First of all, there's no minimum bid. So we don't set a bar, if you have a
very small amount of money, you can just do what you can with a small amount
of money.

The fact that we're going to work really hard to try to make relevance the top
priority, over bid, for why something gets shown. That the users are the
ultimate deciders of what gets shown, based on their clicks, they're a big
input to what is relevant to the search result.

The fact that we're going to work hard to try to police and improve the whole
metadata system if we find, as it easily could be abused to hurt [small]
developers.

The fact that — and this has been a hotly-debated thing — the fact that you
can do conquesting. You can use someone else's brand in your ad words that you
want to use. As we thought about it, that is more likely to benefit the small
developer than the big developer. Because the big developer isn't going to
pick on a lot of small developer terms, but a small developer can try to latch
on to a big developer's name. If I want to search for Angry Birds and your
game, you can. Right? And so we think that that can help them.

The fact that there's no exclusivity. So a large developer cannot say, "And I
want to be the top bid, and I'm going to spend everything I can to buy out
this term." There will be no exclusivity, there's going to be a rotation
there, and as that rotation appears, the relevance will help drive it further.

We're trying everything we can, and I think one of the best things is, right
now, once we're in beta throughout the summer, the downloads the users get
from the ads are real downloads to benefit the developer, but we're not
charging [for ads] during the beta time.
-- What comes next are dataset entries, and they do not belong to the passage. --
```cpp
struct DevProblem {
  const float* A;
  const float* W;
  const float* bias;
  const float* gate;
  const float* R;
  float* C;
  ldc_gemm_desc d;
  int tm, tn, kt;
  long long unit0;
  long long tile0;
// ... 314 lines not shown
      unsigned char* As = smem_b + stage * STAGE_BYTES_B;
      unsigned char* Bs = As + BM * PITCH_B;
      uint4 h, l;
      split8(ra00, ra01, h, l);
      *reinterpret_cast<uint4*>(As + srow0 * PITCH_B + skc * 16) = h;
      *reinterpret_cast<uint4*>(As + srow0 * PITCH_B + 64 + skc * 16) = l;
      split8(ra10, ra11, h, l);
      *reinterpret_cast<uint4*>(As + srow1 * PITCH_B + skc * 16) = h;
      *reinterpret_cast<uint4*>(As + srow1 * PITCH_B + 64 + skc * 16) = l;
      *reinterpret_cast<uint4*>(Bs + srow0 * PITCH_B + skc * 16) = rw00;
      *reinterpret_cast<uint4*>(Bs + srow0 * PITCH_B + 64 + skc * 16) = rw01;
      *reinterpret_cast<uint4*>(Bs + srow1 * PITCH_B + skc * 16) = rw10;
      *reinterpret_cast<uint4*>(Bs + srow1 * PITCH_B + 64 + skc * 16) = rw11;
    };

    f32x16 acc[2][2];
#pragma unroll
    for (int i = 0; i < 2; ++i)
#pragma unroll
      for (int j = 0; j < 2; ++j)
#pragma unroll
        for (int r = 0; r < 16; ++r) acc[i][j][r] = 0.f;

    gload(k0);
    sstore(0);
    __syncthreads();
    for (int kt = k0; kt < k1; ++kt) {
      const int st = (kt - k0) & 1;
      if (kt + 1 < k1) gload(kt + 1);
      const unsigned char* As = smem_b + st * STAGE_BYTES_B;
      const unsigned char* Bs = As + BM * PITCH_B;
      const unsigned char* a_base = As + (wm * 64 + frag_row) * PITCH_B + frag_h * 16;
      const unsigned char* b_base = Bs + (wn * 64 + frag_row) * PITCH_B + frag_h * 16;
#pragma unroll
      for (int s2 = 0; s2 < 2; ++s2) {
        const bf16x8 ah0 = *reinterpret_cast<const bf16x8*>(a_base + s2 * 32);
        const bf16x8 al0 = *reinterpret_cast<const bf16x8*>(a_base + 64 + s2 * 32);
        const bf16x8 ah1 = *reinterpret_cast<const bf16x8*>(a_base + 32 * PITCH_B + s2 * 32);
        const bf16x8 al1 = *reinterpret_cast<const bf16x8*>(a_base + 32 * PITCH_B + 64 + s2 * 32);
        const bf16x8 wh0 = *reinterpret_cast<const bf16x8*>(b_base + s2 * 32);
        const bf16x8 wl0 = *reinterpret_cast<const bf16x8*>(b_base + 64 + s2 * 32);
        const bf16x8 wh1 = *reinterpret_cast<const bf16x8*>(b_base + 32 * PITCH_B + s2 * 32);
        const bf16x8 wl1 = *reinterpret_cast<const bf16x8*>(b_base + 32 * PITCH_B + 64 + s2 * 32);
#define LDC_MFMA3(ACC, AH, AL, WH, WL)                                        \
  ACC = __builtin_amdgcn_mfma_f32_32x32x16_bf16(AL, WH, ACC, 0, 0, 0);        \
  ACC = __builtin_amdgcn_mfma_f32_32x32x16_bf16(AH, WL, ACC, 0, 0, 0);        \
  ACC = __builtin_amdgcn_mfma_f32_32x32x16_bf16(AH, WH, ACC, 0, 0, 0);
        LDC_MFMA3(acc[0][0], ah0, al0, wh0, wl0)
        LDC_MFMA3(acc[0][1], ah0, al0, wh1, wl1)
        LDC_MFMA3(acc[1][0], ah1, al1, wh0, wl0)
        LDC_MFMA3(acc[1][1], ah1, al1, wh1, wl1)
      }
      if (kt + 1 < k1) sstore(st ^ 1);
      __syncthreads();
    }

    if (k0 == 0 && k1 == P.kt) {
      tile_epilogue(P, b, bm, bn, acc, wm, wn, lane);
    } else {
      publish_or_reduce(a, P, g, tile, k0, b, bm, bn, acc, wave, wm, wn, lane, reinterpret_cast<unsigned*>(smem_b));
    }
    u += k1 - k0;
  }
}

__global__ __launch_bounds__(256) void pack_weight_bf16x2_kernel(const float* __restrict__ W, uint4* __restrict__ out,
                                                                 int N, int K, int ldw) {
  const long long idx = static_cast<long long>(blockIdx.x) * 256 + threadIdx.x;
  const int kchunks = K >> 3;
  if (idx >= static_cast<long long>(N) * kchunks) return;
  const int n = static_cast<int>(idx / kchunks), kc = static_cast<int>(idx - static_cast<long long>(n) * kchunks);
  const float4* src = reinterpret_cast<const float4*>(W + static_cast<long long>(n) * ldw + kc * 8);
  uint4 h, l;
  split8(src[0], src[1], h, l);
  out[idx * 2] = h;
  out[idx * 2 + 1] = l;
}

}

extern "C" int ldc_sizeof_gemm_problem(void) { return static_cast<int>(sizeof(ldc_gemm_problem)); }

extern "C" long long ldc_gemm_grouped_workspace_bytes(void) {
  return LDC_GEMM_COUNTER_BYTES + 2LL * 512 * SLOT_FLOATS * static_cast<long long>(sizeof(float));
}

extern "C" int ldc_gemm_grouped_workspace_init(void* workspace, long long workspace_bytes, void* stream) {
  LDC_CHECK_PTR(workspace);
  if (workspace_bytes < LDC_GEMM_COUNTER_BYTES) return LDC_ERR_ARG;
  hipError_t e = hipMemsetAsync(workspace, 0, LDC_GEMM_COUNTER_BYTES, static_cast<hipStream_t>(stream));
  return e == hipSuccess ? LDC_OK : -(1000 + static_cast<int>(e));
}

static int gemm_grouped_impl(const ldc_gemm_problem* problems, int n, void* workspace, long long workspace_bytes,
                             void* stream, bool split_bf16) {
  LDC_CHECK_PTR(problems);
  if (n <= 0 || n > MAXP) return LDC_ERR_ARG;
  SKArgs a{};
  a.np = n;
  long long U = 0, tiles = 0;
  for (int i = 0; i < n; ++i) {
    const ldc_gemm_problem& q = problems[i];
    LDC_CHECK_PTR(q.A);
    LDC_CHECK_PTR(q.W);
    LDC_CHECK_PTR(q.C);
    const ldc_gemm_desc& d = q.d;
    if (d.M <= 0 || d.N <= 0 || d.K <= 0 || d.batch <= 0) return LDC_ERR_ARG;
    LDC_CHECK_ALIGN16(q.A);
    LDC_CHECK_ALIGN16(q.W);
    if ((d.K & 3) || (d.lda & 3) || (d.a_bs & 3)) return LDC_ERR_ALIGN;
    if (split_bf16 ? (d.K & 7) != 0 : (d.ldw & 3) != 0) return LDC_ERR_ALIGN;
    if (d.act < LDC_ACT_NONE || d.act > LDC_ACT_RELU) return LDC_ERR_UNSUPPORTED;
    if ((d.flags & ~LDC_GEMM_F32_REGSTAGE) != 0) return LDC_ERR_UNSUPPORTED;
    DevProblem& P = a.pr[i];
    P.A = q.A;
    P.W = q.W;
    P.bias = q.bias;
    P.gate = q.gate;
    P.R = q.R;
    P.C = q.C;
    P.d = d;
    P.tm = ldc_cdiv(d.M, BM);
    P.tn = ldc_cdiv(d.N, BN);
    P.kt = ldc_cdiv(d.K, BK);
    P.unit0 = U;
    P.tile0 = tiles;
    const long long t = static_cast<long long>(d.batch) * P.tm * P.tn;
    tiles += t;
    U += t * P.kt;
  }
  if (tiles > LDC_GEMM_COUNTER_BYTES / 4 - 16) return LDC_ERR_UNSUPPORTED;
  const long long slot_bytes = SLOT_FLOATS * static_cast<long long>(sizeof(float));
  long long G = 512;
  {
    const double kt_avg = static_cast<double>(U) / static_cast<double>(tiles);
    long long umin = static_cast<long long>(sqrt(kt_avg * (split_bf16 ? 7.0 : 2.0)) + 0.5);
    if (umin < 1) umin = 1;
    const long long gmax = U / umin > 0 ? U / umin : 1;
    if (gmax < G) G = gmax;
  }
  if (U < G) G = U;
  if (workspace == nullptr || workspace_bytes < LDC_GEMM_COUNTER_BYTES + 2 * slot_bytes) return LDC_ERR_ARG;
  {
    const long long fit = (workspace_bytes - LDC_GEMM_COUNTER_BYTES) / (2 * slot_bytes);
    if (fit < G) G = fit;
  }
  LDC_CHECK_ALIGN16(workspace);
  a.G = static_cast<int>(G);
  a.U = U;
  a.tiles = tiles;
  a.ws = reinterpret_cast<float*>(static_cast<unsigned char*>(workspace) + LDC_GEMM_COUNTER_BYTES);
  a.counters = static_cast<unsigned*>(workspace);
  const size_t lds = split_bf16 ? 2 * STAGE_BYTES_B : 2 * STAGE_FLOATS * sizeof(float);
  static const bool attr_set = [&] {
    (void)hipFuncSetAttribute(reinterpret_cast<const void*>(gemm_streamk_kernel),
                              hipFuncAttributeMaxDynamicSharedMemorySize, static_cast<int>(2 * STAGE_FLOATS * sizeof(float)));
    (void)hipFuncSetAttribute(reinterpret_cast<const void*>(gemm_streamk_bf16x3_kernel),
                              hipFuncAttributeMaxDynamicSharedMemorySize, 2 * STAGE_BYTES_B);
    return true;
  }();
  (void)attr_set;
  hipStream_t s = static_cast<hipStream_t>(stream);
  if (split_bf16) hipLaunchKernelGGL(gemm_streamk_bf16x3_kernel, dim3(a.G), dim3(256), lds, s, a);
  else hipLaunchKernelGGL(gemm_streamk_kernel, dim3(a.G), dim3(256), lds, s, a);
  return ldc_launch_status();
}

// ... 67 lines not shown
```

Measured before the change: 3.178.

## Add dynamic work-stealing tail chunks to stream-K bf16x3 GEMM

Reserves the last portion of each workgroup's stream-K unit range as small fixed-size chunks. Workgroups that finish early claim these through per-XCD atomic cursors, hopping across XCDs when their local pool is empty. The goal is to cut load imbalance at the end of the persistent GEMM. In exchange it adds atomics, extra partial-sum slots, and a larger workspace, and the fixup now scans every chunk to count pieces and reduce them. Cursor reset depends on the last workgroup finishing.

Measured after the change: 2.966. 0.933x the previous value.

```diff
diff --git a/ladcast_amd/csrc/gemm_bf16x3_v3.hip b/ladcast_amd/csrc/gemm_bf16x3_v3.hip
--- a/ladcast_amd/csrc/gemm_bf16x3_v3.hip
+++ b/ladcast_amd/csrc/gemm_bf16x3_v3.hip
@@ -18,11 +18,25 @@
   float* ws;
   unsigned* counters;
   unsigned upg, urem;
+  unsigned tn, ps, npc;
+  int fixed;
+  unsigned* cursors;
 };
 
 __device__ __forceinline__ long long range_start(long long g, const SKArgs& a) {
   const unsigned gu = static_cast<unsigned>(g);
   return static_cast<long long>(gu * a.upg + (gu < a.urem ? gu : a.urem));
+}
+
+__device__ __forceinline__ void chunk_bounds(const SKArgs& a, int gp, int j, long long& b, long long& e) {
+  const long long re = range_start(gp + 1, a);
+  if (j < 0) {
+    b = range_start(gp, a);
+    e = re - a.tn;
+  } else {
+    b = re - a.tn + static_cast<long long>(static_cast<unsigned>(j) * a.ps);
+    e = b + a.ps;
+  }
 }
 
 __device__ __forceinline__ int find_problem_by_unit(const SKArgs& a, long long u) {
@@ -55,6 +69,7 @@
   constexpr int NAI = BM / 64;
   constexpr int ND = NAI + 2;
   constexpr int NDH = ND / 2;
+  constexpr bool TAIL = TERMS == 0 && !CONV && BM == 128;
   extern __shared__ __attribute__((aligned(16))) unsigned char smem[];
   const int wave = __builtin_amdgcn_readfirstlane(static_cast<int>(threadIdx.x) >> 6);
   LDC_STAMP(0)
@@ -78,7 +93,7 @@
   struct Seg {
     int pi, tile, k0, k1, b, bm, bn;
   };
-  auto decode = [&](long long u_) {
+  auto decode = [&](long long u_, long long u_end) {
     Seg sg;
     sg.pi = find_problem_by_unit(a, u_);
     const DevProblem& Q = a.pr[sg.pi];
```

So there's a chance for everybody to
get in and try it out, help us learn from it, and drive real downloads and
real business without any marketing spend._

[1] [http://www.imore.com/our-full-transcript-talk-show-
wwdc-2016...](http://www.imore.com/our-full-transcript-talk-show-
wwdc-2016-phil-schiller-and-craig-federighi)

------
georgyo
For many many years, the number one reason people told me why they used apple
products was privacy and that with apple I'm not a product. It's how they
could justify paying the high premium for apple products.

It would be very interesting if they get into the advertising business.
Harvesting data about my usage it and using that data to charge more for ads
that are well targeted.

It would mean that in addition to apple selling a product at a premium, the
users would also become a product.

Combine this with things like the disappearing head phone jack, and apple is
becoming actively hostile towards its users.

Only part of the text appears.